“When starting a new crop, farmers have to ditch and groove their fields. It takes farmers several days or a whole week. I decided to create a ditching machine to save the labor and time,” Phuoc said.
Phuoc found the components and accessories for his machine at scrap shops and then welded, lathed and assembled the components at the small workshop of his friend.
When Phuoc put the machine into trial at a field for the first time, the machine could run for 15 minutes only and stopped: straw stuck on the drill.
After a lot of sleepless nights, Phuoc found a solution to the problem. He decided to install a water supply unit on the machine.
“The unit can take water directly from fields and spray into the drill. Thanks to this, the soil clung on to the drill will drift away, so it cannot cause congestion,” he explained.
Phuoc’s ditching machine has a simple structure. The body of the machine is just like a tractor, the tail assembly is attached to a soil excavation unit which has a drill bit in the middle, two mud ejecting tubes on the two sides and an auxiliary water pumping tank.
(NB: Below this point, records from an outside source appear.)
__global__ __launch_bounds__(256) void proj_reduce_kernel(const double *__restrict__ Wpart, const double *__restrict__ rspart, int nseg,
                                                          int64_t npad, int64_t n, int d, int q, const double *__restrict__ linv,
                                                          const double *__restrict__ Q1, double rsqrtn, double *__restrict__ W1,
                                                          double *__restrict__ Gp, double *__restrict__ trp) {
    __shared__ double Ws[64 * PJ_LS];
    __shared__ double Ls[64 * PJ_LS];
    __shared__ double W1s[PJ_QP * PJ_LS];
    __shared__ double Qs[PJ_QP * PJ_LS];
    const int tid = threadIdx.x, i = tid & 63, g = tid >> 6;
    const int lane = tid & 63, wave = tid >> 6, l15 = lane & 15, l4 = lane >> 4;
    const int64_t R0 = (int64_t)blockIdx.x * 64;
    const bool live = R0 + i < n;
    constexpr int Q4 = PJ_QP / 4;
    double qv[Q4];
#pragma unroll
    for (int u = 0; u < Q4; ++u) {
        const int a = g + 4 * u;
        qv[u] = (a < q && live) ? Q1[R0 + i + (int64_t)a * npad] : 0.0;
    }
    const double rsv = (g == 0 && live) ? sum_partials(rspart + R0 + i, nseg, npad) * rsqrtn : 0.0;
    if (q > 1) {
        double lv[16];
#pragma unroll
        for (int u = 0; u < 16; ++u) {
            const int e = tid + 256 * u, c = e & 63, t = e >> 6;
            lv[u] = (c < d && t <= c) ? linv[c + (int64_t)t * 128] : 0.0;
        }
#pragma unroll
        for (int half = 0; half < 2; ++half) {
            double sv[8] = {0.0, 0.0, 0.0, 0.0, 0.0, 0.0, 0.0, 0.0};
            for (int s0 = 0; s0 < nseg; s0 += 8) {
                double wv[8][8];
#pragma unroll
                for (int u = 0; u < 8; ++u)
#pragma unroll
                    for (int sgm = 0; sgm < 8; ++sgm) {
                        const int t = g * 16 + half * 8 + u;
                        wv[u][sgm] = s0 + sgm < nseg ? Wpart[((int64_t)(s0 + sgm) * 64 + t) * npad + R0 + i] : 0.0;
                    }
#pragma unroll
                for (int u = 0; u < 8; ++u)
                    sv[u] += ((wv[u][0] + wv[u][1]) + (wv[u][2] + wv[u][3])) + ((wv[u][4] + wv[u][5]) + (wv[u][6] + wv[u][7]));
            }
#pragma unroll
            for (int u = 0; u < 8; ++u) Ws[i * PJ_LS + (g * 16 + half * 8 + u)] = live ? sv[u] : 0.0;
        }
#pragma unroll
        for (int u = 0; u < 16; ++u) {
            const int e = tid + 256 * u;
            Ls[(e & 63) * PJ_LS + (e >> 6)] = lv[u];
        }
    }
#pragma unroll
    for (int u = 0; u < Q4; ++u) {
        const int a = g + 4 * u;
        Qs[a * PJ_LS + i] = qv[u];
        if (a > d || q == 1) W1s[a * PJ_LS + i] = 0.0;
    }
    if (g == 0) {
        W1s[i] = rsv;
        W1[R0 + i] = rsv;
    }
    __syncthreads();
    if (q > 1) {
#pragma unroll 1
        for (int tile = wave; tile < 16; tile += 4) {
            const int ct = tile >> 2, it = tile & 3;
            const v4d acc = pj_tile(Ls, Ws, ct, it, 64, l15, l4);
#pragma unroll
            for (int r = 0; r < 4; ++r) {
                const int c = ct * 16 + l4 + 4 * r, ii = it * 16 + l15;
                if (c < d) {
                    W1s[(1 + c) * PJ_LS + ii] = acc[r];
                    W1[R0 + ii + (int64_t)(1 + c) * npad] = acc[r];
                }
            }
        }
    }
    __syncthreads();
    double *out = Gp + (size_t)blockIdx.x * q * q;
    const int qt = (q + 15) >> 4;
#pragma unroll 1
    for (int tile = wave; tile < qt * qt; tile += 4) {
        const int at = tile % qt, bt = tile / qt;
        const v4d acc = pj_tile(Qs, W1s, at, bt, 64, l15, l4);
#pragma unroll
        for (int r = 0; r < 4; ++r) {
            const int a = at * 16 + l4 + 4 * r, bb = bt * 16 + l15;
            if (a < q && bb < q) out[a + bb * q] = acc[r];
            if (at == bt && a == bb && a < q) Ls[a] = acc[r];
        }
    }
    __syncthreads();
    if (tid == 0) {
        double tr = 0.0;
        for (int a = 0; a < q; ++a) tr += Ls[a];
        trp[blockIdx.x] = tr;
    }
}
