diff --git a/loongx_amd/csrc/gemm.hip b/loongx_amd/csrc/gemm.hip
--- a/loongx_amd/csrc/gemm.hip
+++ b/loongx_amd/csrc/gemm.hip
@@ -3,12 +3,12 @@
 
 static double round_us(int bm, int K) { return bm == 256 ? 15.0 + 1.81 * (K / 64) : 10.5 + 1.06 * (K / 64); }
 
-struct GemmEnv { int bm, g4, sk, g4_fault; };
+struct GemmEnv { int bm, g4, sk, g4_fault, lora_inline; };
 static int env_int(const char* name, int dflt) {
   const char* s = getenv(name);
   return s ? atoi(s) : dflt;
 }
-static GemmEnv read_gemm_env() { return GemmEnv{env_int("LX_GEMM_BM", 0), env_int("LX_GEMM4", 1), env_int("LX_GEMM4_SK", 1), env_int("LX_GEMM4_FAULT", 0)}; }
+static GemmEnv read_gemm_env() { return GemmEnv{env_int("LX_GEMM_BM", 0), env_int("LX_GEMM4", 1), env_int("LX_GEMM4_SK", 1), env_int("LX_GEMM4_FAULT", 0), env_int("LX_GEMM_LORA_INLINE", 1)}; }
 static GemmEnv g_gemm_env = read_gemm_env();
 static const GemmEnv& gemm_env() { return g_gemm_env; }
 extern "C" void lx_gemm_reload_env(void) { g_gemm_env = read_gemm_env(); }
@@ -48,8 +48,11 @@
   return q;
 }
 
+static thread_local bool t_dry = false;
+static thread_local int t_plan = LX_GEMM_PLAN_NONE;
+
 static int launch_plan(const GemmArgs& a, int bm, hipStream_t s, int variant = LX_GV_BF16) {
-  if (a.n == 0) return LX_OK;
+  if (a.n == 0 || t_dry) return LX_OK;
   if (variant == LX_GV_SPLIT) lx_gemm8_launch_split(bm, a, s);
   else if (variant == LX_GV_F16) lx_gemm8_launch_f16(bm, a, s);
   else if (variant == LX_GV_FP8) lx_gemm8_launch_fp8(bm, a, s);
@@ -67,8 +70,9 @@
   hipLaunchKernelGGL(lx_gemm_mixed_kernel<false>, dim3(n_big_pad + tail.tile_start[tail.n]), dim3(NTHREADS), 0, s, big, tail, n_big_pad);
 }
 
-static void plan_add(GemmArgs& a, const lx_gemm_desc& p, int m_base, int bm) {
+static void plan_add(GemmArgs& a, const lx_gemm_desc& p, int m_base, int bm, bool lora_inline = false) {
   a.p[a.n] = p;
+  if (!lora_inline && !(p.epilogue & LX_EPI_QKV)) a.p[a.n].lora_down = nullptr;
   a.m_base[a.n] = m_base;
   a.tile_start[a.n + 1] = a.tile_start[a.n] + (int)tiles_of(p, bm);
   ++a.n;
@@ -78,9 +82,10 @@
 static thread_local int lx_gemm_last = LX_GEMM_PLAN_NONE;
 extern "C" int lx_gemm_last_plan(void) { return lx_gemm_last; }
 static int planned(int rc, int plan) {
-  if (rc == LX_OK) lx_gemm_last = plan;
+  if (rc == LX_OK) t_plan = plan;
   return rc;
 }
+static int gemm_plan_and_launch(const lx_gemm_desc* problems, int n, void* workspace, size_t ws_bytes, void* stream);
 
 extern "C" size_t lx_gemm_workspace_bytes(void) { return SK_WS_BYTES; }
 
@@ -104,6 +109,20 @@
 extern "C" int lx_gemm_bf16(const lx_gemm_desc* problems, int n, void* stream) { return lx_gemm_bf16_ws(problems, n, nullptr, 0, stream); }
 
 extern "C" int lx_gemm_bf16_ws(const lx_gemm_desc* problems, int n, void* workspace, size_t ws_bytes, void* stream) {
+  t_dry = false;
+  const int rc = gemm_plan_and_launch(problems, n, workspace, ws_bytes, stream);
+  if (rc == LX_OK) lx_gemm_last = t_plan;
+  return rc;
+}
+
+extern "C" int lx_gemm_plan_preview(const lx_gemm_desc* problems, int n, void* workspace, size_t ws_bytes) {
+  t_dry = true;
+  const int rc = gemm_plan_and_launch(problems, n, workspace, ws_bytes, nullptr);
+  t_dry = false;
+  return rc == LX_OK ? t_plan : rc;
+}
+
+static int gemm_plan_and_launch(const lx_gemm_desc* problems, int n, void* workspace, size_t ws_bytes, void* stream) {
   LX_CHECK_ARG(problems && n >= 1 && n <= LX_GEMM_MAX_GROUP, "lx_gemm_bf16: n=%d out of range [1,%d]", n, LX_GEMM_MAX_GROUP);
   long t256 = 0, t128 = 0;
   int kmax = 0;
@@ -147,6 +166,10 @@
       LX_CHECK_ARG(p.lora_up && p.lora_r >= 1 && p.lora_r <= 16, "lx_gemm_bf16[%d]: LoRA needs lora_up and 1 <= r <= 16", i);
       LX_CHECK_ARG(p.lora_mod_cols <= 0 || p.lora_mod_cols % BN == 0, "lx_gemm_bf16[%d]: lora_mod_cols must be a multiple of %d", i, BN);
     }
+    if (p.lora_down && !(p.epilogue & LX_EPI_QKV))
+      LX_CHECK_ARG(p.lora_t && ((uintptr_t)p.lora_down & 15) == 0 && p.lora_down_ld >= p.K && p.lora_down_ld % 8 == 0 && p.lora_row0 >= 0 && p.lora_rows > 0 &&
+                   (long)p.lora_row0 + p.lora_rows <= p.M, "lx_gemm_bf16[%d]: lora_down needs lora_t, 16-byte alignment, lora_down_ld %% 8 == 0, >= K and adapter rows inside the problem (row0=%d rows=%d)",
+                   i, p.lora_row0, p.lora_rows);
     if (p.epilogue & LX_EPI_QKV) {
       LX_CHECK_ARG(!fp8 && segs == 1 && !(p.epilogue & LX_EPI_SPLIT_BF16) && epi == LX_EPI_STORE_BF16, "lx_gemm_bf16[%d]: LX_EPI_QKV goes with plain bf16 operands and LX_EPI_STORE_BF16", i);
       LX_CHECK_ARG(p.qkv_d > 0 && p.qkv_d % BN == 0 && (p.N >= 3 * p.qkv_d || p.N % BN == 0), "lx_gemm_bf16[%d]: LX_EPI_QKV needs qkv_d %% 256 == 0 and whole projection tiles (qkv_d=%d N=%d)", i, p.qkv_d, p.N);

When the machine operates, the drill works as an excavator which digs the earth and rolls the soil inwards. The water and mud will shoot out. In case the water level in the field is not enough for the engine to operate, the auxiliary water tank will provide water to maintain the operation.
The special characteristic of Phuoc’s ditching machine is that it is an unmanned machine. There is a wheel in the middle which acts as the navigation unit and determines the way the machine will go.
Mai Tan Tien, director of Tan Tien Cooperative in Dong Thap province, said: “It always took much time and effort to dig a ditch in the past. But the machine has helped ease the work. It takes only several days to work on hundreds of cong of land (one ‘cong’ is equal to 1,000 square meters).”
Phuoc’s machine can dig more than 1,000 square meters of land per hour, equal to work done manually by 30-40 workers, which halves the ditching cost.